Exercise details » Within the records, tally the lines that contain "vmcnt" and reply with that number only.

Data for review section start

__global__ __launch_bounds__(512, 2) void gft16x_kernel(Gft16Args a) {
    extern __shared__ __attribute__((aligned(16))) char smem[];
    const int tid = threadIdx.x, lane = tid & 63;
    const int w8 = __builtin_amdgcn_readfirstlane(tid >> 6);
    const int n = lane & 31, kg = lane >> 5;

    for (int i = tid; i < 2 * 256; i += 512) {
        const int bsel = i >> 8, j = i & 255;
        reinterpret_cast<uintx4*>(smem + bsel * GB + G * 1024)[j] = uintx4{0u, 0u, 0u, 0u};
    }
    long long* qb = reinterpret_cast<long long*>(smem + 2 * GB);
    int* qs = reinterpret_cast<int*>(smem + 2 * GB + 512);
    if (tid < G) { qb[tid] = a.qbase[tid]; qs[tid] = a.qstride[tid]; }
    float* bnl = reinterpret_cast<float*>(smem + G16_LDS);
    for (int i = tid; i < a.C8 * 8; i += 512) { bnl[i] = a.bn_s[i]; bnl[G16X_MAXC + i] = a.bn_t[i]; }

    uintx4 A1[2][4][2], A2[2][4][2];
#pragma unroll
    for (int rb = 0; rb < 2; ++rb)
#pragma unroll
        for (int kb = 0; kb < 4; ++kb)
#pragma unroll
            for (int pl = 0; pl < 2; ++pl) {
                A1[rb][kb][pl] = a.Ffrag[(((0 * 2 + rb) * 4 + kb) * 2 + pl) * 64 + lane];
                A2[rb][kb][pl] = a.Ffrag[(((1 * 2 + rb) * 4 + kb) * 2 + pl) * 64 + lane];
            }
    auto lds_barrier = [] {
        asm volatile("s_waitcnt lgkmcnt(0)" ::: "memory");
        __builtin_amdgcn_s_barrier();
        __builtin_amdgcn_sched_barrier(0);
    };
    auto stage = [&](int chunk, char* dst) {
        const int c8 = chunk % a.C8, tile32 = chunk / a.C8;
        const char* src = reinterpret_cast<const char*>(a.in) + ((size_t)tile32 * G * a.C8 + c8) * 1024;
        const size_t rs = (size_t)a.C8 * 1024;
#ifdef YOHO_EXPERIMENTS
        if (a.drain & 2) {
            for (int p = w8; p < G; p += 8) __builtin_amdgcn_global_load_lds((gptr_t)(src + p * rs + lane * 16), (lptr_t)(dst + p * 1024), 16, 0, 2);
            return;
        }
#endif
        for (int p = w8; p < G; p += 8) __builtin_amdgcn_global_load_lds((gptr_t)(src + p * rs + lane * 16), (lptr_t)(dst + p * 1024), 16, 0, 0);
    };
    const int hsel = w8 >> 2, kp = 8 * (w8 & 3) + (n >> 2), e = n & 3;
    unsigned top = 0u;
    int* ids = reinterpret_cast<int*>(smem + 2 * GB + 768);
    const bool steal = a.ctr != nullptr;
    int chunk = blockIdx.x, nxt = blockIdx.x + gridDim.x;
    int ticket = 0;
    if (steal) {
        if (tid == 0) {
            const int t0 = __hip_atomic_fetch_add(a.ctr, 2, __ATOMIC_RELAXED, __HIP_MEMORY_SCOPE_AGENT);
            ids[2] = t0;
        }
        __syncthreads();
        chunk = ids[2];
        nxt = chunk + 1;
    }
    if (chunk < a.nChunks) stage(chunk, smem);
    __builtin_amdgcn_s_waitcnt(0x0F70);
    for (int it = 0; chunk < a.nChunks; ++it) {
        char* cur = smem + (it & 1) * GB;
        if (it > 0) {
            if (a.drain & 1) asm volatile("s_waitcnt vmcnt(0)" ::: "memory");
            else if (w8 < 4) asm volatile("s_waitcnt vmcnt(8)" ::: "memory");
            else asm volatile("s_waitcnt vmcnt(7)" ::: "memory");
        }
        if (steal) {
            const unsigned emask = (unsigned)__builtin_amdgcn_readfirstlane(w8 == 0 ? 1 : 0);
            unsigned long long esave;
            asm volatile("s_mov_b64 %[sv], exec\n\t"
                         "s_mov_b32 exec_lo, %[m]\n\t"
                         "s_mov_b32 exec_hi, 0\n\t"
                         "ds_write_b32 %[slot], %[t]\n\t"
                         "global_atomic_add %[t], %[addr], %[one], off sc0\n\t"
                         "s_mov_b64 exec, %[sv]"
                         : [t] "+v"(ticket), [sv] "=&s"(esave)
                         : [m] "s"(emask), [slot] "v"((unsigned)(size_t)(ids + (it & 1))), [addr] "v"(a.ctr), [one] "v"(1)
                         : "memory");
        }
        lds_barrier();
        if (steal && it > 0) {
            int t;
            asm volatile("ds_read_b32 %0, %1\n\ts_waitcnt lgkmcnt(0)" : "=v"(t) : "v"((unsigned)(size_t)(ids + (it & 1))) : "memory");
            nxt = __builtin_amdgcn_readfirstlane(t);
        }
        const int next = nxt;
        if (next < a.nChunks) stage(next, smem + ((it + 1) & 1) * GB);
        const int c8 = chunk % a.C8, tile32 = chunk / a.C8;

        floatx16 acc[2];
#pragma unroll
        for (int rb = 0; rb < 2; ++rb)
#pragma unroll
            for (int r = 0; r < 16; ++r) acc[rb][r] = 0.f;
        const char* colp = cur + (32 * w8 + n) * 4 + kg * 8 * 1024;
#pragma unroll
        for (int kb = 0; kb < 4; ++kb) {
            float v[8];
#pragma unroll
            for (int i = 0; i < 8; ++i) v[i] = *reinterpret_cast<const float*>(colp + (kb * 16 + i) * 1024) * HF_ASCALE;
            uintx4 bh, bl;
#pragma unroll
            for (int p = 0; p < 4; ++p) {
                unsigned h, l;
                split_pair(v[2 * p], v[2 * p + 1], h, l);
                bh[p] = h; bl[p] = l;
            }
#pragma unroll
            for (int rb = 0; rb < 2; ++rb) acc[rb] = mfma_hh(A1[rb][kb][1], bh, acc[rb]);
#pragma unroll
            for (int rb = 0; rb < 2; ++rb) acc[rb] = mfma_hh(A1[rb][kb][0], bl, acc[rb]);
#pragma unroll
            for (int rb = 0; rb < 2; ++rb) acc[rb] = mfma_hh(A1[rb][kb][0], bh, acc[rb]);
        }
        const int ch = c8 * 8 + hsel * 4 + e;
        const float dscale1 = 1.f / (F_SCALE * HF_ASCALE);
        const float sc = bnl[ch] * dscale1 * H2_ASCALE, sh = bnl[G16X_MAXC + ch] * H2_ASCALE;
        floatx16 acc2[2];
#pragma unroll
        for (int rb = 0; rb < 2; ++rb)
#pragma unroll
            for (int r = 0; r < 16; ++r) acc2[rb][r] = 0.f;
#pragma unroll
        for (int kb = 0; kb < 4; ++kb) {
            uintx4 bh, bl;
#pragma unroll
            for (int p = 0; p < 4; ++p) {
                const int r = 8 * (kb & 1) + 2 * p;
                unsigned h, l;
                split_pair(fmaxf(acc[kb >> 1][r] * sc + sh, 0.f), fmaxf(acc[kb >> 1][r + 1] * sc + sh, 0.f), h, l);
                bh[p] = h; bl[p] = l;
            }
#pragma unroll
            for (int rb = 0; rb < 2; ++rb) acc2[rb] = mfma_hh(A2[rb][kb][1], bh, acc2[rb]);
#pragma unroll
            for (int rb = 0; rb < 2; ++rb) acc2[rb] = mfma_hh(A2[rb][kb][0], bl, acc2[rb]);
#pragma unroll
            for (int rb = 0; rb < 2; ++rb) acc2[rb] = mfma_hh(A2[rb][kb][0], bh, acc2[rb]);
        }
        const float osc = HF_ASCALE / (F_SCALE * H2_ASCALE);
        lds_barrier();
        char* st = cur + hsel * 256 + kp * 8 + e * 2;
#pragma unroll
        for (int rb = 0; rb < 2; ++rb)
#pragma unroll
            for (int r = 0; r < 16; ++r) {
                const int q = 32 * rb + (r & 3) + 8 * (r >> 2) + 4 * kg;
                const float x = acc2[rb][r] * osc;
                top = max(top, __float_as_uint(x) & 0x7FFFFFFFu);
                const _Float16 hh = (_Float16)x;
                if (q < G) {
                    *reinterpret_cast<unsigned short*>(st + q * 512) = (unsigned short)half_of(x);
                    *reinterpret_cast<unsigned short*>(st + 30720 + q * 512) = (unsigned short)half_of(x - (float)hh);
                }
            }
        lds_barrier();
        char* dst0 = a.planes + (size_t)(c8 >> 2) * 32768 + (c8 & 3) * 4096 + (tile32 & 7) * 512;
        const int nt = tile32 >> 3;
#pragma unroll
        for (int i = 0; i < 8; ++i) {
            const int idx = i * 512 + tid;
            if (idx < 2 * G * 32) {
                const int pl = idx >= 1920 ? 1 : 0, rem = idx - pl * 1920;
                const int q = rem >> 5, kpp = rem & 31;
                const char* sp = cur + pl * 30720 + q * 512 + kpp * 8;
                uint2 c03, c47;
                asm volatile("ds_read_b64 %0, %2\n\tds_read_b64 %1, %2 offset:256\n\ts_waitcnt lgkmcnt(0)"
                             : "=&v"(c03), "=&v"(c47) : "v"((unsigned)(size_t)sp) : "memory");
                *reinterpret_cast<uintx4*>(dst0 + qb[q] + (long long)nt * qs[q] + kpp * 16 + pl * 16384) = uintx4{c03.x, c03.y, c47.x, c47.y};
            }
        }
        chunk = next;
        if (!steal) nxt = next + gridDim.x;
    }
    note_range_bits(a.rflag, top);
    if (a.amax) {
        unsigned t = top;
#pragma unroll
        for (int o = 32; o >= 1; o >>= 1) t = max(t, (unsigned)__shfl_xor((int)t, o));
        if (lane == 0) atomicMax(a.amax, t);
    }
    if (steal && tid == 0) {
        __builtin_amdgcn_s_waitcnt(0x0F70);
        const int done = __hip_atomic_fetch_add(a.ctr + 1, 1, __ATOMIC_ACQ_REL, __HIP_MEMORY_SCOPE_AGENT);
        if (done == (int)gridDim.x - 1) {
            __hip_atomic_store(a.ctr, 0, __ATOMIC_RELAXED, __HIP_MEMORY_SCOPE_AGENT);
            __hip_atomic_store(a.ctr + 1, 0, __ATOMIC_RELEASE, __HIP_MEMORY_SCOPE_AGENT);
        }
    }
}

Data for review section end

Task answer » 3